(Records from a dataset)
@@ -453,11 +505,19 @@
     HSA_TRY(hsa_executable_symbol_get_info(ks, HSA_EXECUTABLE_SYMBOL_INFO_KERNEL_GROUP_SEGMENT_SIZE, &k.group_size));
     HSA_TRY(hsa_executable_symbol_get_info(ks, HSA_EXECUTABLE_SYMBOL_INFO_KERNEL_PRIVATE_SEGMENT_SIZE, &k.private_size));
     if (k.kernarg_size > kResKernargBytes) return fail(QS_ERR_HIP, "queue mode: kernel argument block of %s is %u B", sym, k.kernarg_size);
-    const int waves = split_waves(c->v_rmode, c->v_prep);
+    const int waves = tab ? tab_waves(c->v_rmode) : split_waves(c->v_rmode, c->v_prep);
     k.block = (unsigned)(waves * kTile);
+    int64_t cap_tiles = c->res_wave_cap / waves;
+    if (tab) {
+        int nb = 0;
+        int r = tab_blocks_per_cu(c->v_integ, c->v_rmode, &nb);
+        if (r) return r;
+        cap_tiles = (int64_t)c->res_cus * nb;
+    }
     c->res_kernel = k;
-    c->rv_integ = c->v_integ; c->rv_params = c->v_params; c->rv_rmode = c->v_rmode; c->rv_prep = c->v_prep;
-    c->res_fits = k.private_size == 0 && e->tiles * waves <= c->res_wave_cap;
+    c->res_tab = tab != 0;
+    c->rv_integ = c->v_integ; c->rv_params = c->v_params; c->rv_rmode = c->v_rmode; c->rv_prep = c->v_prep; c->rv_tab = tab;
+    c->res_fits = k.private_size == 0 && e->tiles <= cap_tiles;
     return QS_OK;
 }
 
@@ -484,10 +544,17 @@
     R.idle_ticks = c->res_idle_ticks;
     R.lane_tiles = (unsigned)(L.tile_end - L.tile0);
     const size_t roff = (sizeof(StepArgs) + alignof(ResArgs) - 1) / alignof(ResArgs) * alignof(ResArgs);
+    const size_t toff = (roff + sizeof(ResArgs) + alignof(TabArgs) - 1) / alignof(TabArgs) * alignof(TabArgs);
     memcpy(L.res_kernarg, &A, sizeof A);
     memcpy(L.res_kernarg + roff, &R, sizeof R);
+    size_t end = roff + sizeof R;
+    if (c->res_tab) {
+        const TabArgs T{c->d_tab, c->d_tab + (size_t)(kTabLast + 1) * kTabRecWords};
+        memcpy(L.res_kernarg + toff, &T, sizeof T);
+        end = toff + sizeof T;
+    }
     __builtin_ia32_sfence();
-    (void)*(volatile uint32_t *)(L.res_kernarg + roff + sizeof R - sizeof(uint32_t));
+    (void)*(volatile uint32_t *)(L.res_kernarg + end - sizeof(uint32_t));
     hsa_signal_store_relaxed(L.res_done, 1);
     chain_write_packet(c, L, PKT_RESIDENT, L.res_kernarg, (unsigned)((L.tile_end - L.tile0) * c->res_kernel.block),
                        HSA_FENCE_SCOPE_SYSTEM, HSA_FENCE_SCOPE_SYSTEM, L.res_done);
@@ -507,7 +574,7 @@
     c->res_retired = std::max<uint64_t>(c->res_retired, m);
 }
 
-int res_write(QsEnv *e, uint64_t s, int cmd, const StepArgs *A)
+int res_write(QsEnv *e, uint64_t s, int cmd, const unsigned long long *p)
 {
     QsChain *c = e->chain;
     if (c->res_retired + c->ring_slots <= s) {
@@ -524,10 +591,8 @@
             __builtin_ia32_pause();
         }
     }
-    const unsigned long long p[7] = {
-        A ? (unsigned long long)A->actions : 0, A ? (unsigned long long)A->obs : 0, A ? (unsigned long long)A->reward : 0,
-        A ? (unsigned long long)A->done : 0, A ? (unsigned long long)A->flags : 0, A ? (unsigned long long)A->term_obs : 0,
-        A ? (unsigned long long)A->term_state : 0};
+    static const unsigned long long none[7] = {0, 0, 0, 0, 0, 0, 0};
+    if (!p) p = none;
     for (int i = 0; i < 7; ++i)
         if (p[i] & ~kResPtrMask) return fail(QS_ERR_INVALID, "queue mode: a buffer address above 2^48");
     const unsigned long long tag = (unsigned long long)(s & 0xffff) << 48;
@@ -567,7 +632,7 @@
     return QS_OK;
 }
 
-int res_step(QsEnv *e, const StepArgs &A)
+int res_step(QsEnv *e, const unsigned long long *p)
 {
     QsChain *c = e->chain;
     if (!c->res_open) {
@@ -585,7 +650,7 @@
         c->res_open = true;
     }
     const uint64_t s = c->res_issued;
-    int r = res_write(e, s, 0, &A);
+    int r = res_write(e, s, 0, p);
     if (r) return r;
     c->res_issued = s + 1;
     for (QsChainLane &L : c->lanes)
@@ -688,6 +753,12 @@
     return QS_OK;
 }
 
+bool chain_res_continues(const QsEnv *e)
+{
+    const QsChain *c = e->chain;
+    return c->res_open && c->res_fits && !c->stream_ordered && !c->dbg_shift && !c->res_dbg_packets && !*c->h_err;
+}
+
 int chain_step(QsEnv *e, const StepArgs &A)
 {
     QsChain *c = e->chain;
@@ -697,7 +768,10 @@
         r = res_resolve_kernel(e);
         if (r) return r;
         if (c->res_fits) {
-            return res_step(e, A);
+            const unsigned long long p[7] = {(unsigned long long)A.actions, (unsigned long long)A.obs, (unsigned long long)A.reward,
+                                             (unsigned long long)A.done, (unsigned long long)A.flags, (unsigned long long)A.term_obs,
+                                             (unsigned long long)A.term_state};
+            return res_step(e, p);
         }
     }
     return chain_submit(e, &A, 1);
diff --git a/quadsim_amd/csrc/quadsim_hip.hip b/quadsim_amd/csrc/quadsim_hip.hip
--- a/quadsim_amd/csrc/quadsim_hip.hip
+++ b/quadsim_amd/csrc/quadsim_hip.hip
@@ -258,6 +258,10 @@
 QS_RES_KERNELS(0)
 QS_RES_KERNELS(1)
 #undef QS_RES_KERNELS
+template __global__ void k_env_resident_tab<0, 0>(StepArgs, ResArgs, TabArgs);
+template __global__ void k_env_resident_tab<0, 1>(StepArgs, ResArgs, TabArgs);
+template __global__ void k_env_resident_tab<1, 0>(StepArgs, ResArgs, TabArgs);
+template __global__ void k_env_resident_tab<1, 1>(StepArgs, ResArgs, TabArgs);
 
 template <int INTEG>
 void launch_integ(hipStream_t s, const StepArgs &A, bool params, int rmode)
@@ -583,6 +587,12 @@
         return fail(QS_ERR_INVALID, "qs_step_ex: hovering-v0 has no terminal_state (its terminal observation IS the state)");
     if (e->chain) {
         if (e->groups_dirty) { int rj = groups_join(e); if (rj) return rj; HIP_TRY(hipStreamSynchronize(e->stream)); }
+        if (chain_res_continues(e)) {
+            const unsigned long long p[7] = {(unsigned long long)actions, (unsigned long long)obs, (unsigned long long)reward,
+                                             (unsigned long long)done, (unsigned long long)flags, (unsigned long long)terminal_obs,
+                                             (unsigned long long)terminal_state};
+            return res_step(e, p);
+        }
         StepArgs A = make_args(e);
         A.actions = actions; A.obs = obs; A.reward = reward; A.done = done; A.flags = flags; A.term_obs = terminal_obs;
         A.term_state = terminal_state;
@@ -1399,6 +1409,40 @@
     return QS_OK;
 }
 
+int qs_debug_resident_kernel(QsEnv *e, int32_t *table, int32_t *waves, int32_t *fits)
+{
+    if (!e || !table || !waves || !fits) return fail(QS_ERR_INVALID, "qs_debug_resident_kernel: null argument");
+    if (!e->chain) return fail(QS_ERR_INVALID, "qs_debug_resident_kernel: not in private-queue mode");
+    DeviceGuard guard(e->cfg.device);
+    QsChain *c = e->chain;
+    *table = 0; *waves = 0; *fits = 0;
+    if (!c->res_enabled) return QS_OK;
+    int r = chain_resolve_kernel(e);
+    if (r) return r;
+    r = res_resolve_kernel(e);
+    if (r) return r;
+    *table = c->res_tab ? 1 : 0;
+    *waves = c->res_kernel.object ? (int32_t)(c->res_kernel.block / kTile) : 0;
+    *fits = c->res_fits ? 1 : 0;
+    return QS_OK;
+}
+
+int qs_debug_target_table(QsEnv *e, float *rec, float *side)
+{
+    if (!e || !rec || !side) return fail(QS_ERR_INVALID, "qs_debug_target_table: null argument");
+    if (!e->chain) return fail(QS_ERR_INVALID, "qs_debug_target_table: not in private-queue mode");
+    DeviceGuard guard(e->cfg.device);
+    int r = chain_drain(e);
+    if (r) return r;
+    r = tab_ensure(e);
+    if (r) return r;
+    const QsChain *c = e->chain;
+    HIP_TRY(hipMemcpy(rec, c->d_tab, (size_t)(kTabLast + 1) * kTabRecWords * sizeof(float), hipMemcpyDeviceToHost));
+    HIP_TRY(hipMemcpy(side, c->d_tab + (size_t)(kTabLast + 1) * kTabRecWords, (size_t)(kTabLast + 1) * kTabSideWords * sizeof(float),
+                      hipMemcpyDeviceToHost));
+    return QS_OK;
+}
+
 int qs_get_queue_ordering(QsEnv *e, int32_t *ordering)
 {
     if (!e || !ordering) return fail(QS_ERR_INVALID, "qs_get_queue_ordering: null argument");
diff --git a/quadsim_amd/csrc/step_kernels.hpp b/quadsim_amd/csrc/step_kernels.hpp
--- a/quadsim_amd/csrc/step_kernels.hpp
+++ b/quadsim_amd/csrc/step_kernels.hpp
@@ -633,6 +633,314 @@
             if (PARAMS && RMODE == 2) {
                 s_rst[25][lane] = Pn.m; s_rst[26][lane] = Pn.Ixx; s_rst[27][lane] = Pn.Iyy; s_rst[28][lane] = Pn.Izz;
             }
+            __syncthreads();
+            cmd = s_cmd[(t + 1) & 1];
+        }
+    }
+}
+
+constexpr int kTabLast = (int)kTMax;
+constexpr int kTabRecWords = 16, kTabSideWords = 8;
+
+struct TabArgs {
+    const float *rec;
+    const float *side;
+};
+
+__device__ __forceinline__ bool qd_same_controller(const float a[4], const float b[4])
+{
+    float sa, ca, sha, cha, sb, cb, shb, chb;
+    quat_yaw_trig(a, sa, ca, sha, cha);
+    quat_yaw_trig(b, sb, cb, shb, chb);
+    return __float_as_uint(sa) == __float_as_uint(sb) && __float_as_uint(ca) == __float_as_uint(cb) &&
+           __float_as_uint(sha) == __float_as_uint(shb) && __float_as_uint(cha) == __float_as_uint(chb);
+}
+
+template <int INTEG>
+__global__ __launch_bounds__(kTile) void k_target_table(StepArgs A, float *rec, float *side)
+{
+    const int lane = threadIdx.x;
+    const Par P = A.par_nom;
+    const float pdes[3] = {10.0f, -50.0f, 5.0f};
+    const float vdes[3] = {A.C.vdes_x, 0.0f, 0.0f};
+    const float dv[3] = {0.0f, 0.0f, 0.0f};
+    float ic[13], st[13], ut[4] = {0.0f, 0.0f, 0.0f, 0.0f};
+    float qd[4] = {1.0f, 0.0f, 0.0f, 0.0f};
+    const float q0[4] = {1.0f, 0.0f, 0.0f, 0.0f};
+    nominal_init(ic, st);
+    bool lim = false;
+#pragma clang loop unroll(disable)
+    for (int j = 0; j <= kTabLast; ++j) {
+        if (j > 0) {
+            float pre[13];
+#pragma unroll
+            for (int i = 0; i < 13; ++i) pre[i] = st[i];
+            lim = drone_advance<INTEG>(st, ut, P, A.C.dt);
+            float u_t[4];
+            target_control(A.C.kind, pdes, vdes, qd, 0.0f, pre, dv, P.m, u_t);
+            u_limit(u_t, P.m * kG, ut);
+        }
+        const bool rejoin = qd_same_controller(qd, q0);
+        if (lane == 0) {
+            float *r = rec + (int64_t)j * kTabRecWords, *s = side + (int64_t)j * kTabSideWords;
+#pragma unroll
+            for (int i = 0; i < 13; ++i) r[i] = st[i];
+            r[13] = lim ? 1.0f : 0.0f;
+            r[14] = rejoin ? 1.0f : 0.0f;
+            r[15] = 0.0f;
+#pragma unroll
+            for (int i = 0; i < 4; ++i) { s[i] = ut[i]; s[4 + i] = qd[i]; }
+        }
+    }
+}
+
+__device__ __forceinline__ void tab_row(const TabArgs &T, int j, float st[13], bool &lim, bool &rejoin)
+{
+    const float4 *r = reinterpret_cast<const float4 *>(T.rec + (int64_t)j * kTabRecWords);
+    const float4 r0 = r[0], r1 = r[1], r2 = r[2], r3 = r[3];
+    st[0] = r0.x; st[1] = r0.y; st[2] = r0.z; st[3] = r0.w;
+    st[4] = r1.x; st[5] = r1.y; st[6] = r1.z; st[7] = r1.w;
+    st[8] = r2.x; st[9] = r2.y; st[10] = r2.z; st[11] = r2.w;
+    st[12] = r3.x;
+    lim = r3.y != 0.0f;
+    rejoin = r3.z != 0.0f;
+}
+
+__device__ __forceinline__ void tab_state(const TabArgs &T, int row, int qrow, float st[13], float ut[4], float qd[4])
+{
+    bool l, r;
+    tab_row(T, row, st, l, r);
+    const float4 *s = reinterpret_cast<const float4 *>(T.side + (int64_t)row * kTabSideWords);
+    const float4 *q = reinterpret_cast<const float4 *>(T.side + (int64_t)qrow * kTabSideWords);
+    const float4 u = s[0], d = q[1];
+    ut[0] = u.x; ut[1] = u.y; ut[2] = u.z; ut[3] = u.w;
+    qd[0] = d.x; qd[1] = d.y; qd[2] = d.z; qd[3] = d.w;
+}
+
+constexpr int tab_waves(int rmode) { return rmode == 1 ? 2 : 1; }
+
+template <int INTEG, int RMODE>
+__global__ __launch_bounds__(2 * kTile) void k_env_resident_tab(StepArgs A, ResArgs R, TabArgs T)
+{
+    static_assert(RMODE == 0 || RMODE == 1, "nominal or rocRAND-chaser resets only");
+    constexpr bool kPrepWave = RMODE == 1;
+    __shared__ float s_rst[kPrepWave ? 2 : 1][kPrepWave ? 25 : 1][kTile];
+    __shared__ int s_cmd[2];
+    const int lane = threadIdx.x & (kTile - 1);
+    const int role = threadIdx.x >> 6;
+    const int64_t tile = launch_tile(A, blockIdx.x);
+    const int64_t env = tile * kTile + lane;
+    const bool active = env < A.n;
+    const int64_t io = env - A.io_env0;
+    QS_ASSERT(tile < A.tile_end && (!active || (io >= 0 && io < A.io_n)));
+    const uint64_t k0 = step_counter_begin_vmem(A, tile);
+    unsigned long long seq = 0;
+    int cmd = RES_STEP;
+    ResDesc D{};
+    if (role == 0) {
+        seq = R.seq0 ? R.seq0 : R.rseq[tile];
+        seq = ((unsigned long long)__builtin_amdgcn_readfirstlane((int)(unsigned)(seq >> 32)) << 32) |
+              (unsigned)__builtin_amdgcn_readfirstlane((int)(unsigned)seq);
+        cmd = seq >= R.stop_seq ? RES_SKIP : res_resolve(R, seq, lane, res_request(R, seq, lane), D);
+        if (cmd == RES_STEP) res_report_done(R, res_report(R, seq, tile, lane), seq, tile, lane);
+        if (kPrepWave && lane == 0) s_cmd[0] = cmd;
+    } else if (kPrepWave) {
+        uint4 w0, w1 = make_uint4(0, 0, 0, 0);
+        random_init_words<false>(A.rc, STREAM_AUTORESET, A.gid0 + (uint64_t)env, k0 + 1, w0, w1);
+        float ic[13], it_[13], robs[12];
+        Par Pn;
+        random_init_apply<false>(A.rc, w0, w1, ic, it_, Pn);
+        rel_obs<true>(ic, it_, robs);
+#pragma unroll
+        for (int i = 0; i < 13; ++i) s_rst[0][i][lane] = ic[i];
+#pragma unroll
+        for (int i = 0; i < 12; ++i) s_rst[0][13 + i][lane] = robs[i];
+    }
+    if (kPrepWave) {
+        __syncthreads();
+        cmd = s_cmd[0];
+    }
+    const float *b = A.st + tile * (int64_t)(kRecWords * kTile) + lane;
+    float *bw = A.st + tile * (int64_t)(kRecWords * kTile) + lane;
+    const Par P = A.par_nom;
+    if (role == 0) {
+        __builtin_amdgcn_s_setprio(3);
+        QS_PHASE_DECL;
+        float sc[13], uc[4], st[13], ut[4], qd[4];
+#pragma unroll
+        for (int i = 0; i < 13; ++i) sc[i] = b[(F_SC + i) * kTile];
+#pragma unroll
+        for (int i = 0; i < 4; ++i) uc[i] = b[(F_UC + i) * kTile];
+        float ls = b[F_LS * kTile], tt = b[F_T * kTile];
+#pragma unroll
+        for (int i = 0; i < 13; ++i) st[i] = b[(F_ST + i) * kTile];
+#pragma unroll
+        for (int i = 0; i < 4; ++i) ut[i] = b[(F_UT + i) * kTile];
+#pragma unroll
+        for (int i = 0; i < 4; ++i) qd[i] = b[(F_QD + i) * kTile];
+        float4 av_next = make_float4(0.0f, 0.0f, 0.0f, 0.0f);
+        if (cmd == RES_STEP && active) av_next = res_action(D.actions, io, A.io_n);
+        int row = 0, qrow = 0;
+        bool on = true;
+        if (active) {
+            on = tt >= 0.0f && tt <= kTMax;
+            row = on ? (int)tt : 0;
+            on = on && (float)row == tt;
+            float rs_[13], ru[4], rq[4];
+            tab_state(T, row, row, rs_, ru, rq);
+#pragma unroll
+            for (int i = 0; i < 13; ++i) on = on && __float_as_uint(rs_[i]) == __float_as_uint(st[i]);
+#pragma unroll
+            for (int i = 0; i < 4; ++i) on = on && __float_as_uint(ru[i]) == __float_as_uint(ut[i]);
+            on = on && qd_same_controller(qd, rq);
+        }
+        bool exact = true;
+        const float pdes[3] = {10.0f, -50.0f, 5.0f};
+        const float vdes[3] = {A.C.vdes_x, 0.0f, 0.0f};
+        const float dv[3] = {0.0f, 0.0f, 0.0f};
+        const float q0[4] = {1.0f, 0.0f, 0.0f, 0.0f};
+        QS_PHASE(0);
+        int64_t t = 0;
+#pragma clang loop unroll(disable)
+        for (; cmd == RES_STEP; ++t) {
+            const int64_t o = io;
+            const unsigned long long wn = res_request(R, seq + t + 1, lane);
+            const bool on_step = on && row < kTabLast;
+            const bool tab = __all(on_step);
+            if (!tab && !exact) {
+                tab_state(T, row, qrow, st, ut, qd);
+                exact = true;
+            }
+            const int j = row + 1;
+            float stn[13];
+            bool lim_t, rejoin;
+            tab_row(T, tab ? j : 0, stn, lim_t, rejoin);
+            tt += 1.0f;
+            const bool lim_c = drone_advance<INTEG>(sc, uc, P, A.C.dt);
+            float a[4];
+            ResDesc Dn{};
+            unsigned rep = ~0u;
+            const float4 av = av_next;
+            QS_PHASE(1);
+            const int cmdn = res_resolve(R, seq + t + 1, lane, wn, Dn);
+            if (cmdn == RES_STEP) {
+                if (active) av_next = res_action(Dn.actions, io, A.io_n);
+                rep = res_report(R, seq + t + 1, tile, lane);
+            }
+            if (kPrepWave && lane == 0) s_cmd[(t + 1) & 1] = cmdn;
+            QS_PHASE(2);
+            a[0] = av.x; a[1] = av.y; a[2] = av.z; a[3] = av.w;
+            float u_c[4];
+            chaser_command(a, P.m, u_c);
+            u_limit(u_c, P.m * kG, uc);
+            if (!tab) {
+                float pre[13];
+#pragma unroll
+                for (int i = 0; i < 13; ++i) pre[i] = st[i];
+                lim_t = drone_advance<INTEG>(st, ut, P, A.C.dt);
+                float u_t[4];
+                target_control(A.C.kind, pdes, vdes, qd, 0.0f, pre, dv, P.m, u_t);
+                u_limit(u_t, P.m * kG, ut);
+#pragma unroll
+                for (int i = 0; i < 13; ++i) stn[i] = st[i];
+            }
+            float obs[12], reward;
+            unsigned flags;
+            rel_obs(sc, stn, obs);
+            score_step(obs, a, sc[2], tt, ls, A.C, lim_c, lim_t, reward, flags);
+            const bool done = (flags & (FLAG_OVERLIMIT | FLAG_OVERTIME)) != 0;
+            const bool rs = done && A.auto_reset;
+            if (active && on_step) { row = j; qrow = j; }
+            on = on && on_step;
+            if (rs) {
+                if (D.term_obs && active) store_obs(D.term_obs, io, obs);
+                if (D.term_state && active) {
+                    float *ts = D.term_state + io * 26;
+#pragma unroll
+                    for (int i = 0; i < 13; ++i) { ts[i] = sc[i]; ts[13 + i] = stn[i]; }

*Your instructions*: All lines from the beginning of the entries through the line marked "tab_blocks_per_cu(c->v_integ, c->v_rmode, &nb);" are to be output exactly; nothing else belongs in the answer.

*Answer*:
@@ -453,11 +505,19 @@
     HSA_TRY(hsa_executable_symbol_get_info(ks, HSA_EXECUTABLE_SYMBOL_INFO_KERNEL_GROUP_SEGMENT_SIZE, &k.group_size));
     HSA_TRY(hsa_executable_symbol_get_info(ks, HSA_EXECUTABLE_SYMBOL_INFO_KERNEL_PRIVATE_SEGMENT_SIZE, &k.private_size));
     if (k.kernarg_size > kResKernargBytes) return fail(QS_ERR_HIP, "queue mode: kernel argument block of %s is %u B", sym, k.kernarg_size);
-    const int waves = split_waves(c->v_rmode, c->v_prep);
+    const int waves = tab ? tab_waves(c->v_rmode) : split_waves(c->v_rmode, c->v_prep);
     k.block = (unsigned)(waves * kTile);
+    int64_t cap_tiles = c->res_wave_cap / waves;
+    if (tab) {
+        int nb = 0;
+        int r = tab_blocks_per_cu(c->v_integ, c->v_rmode, &nb);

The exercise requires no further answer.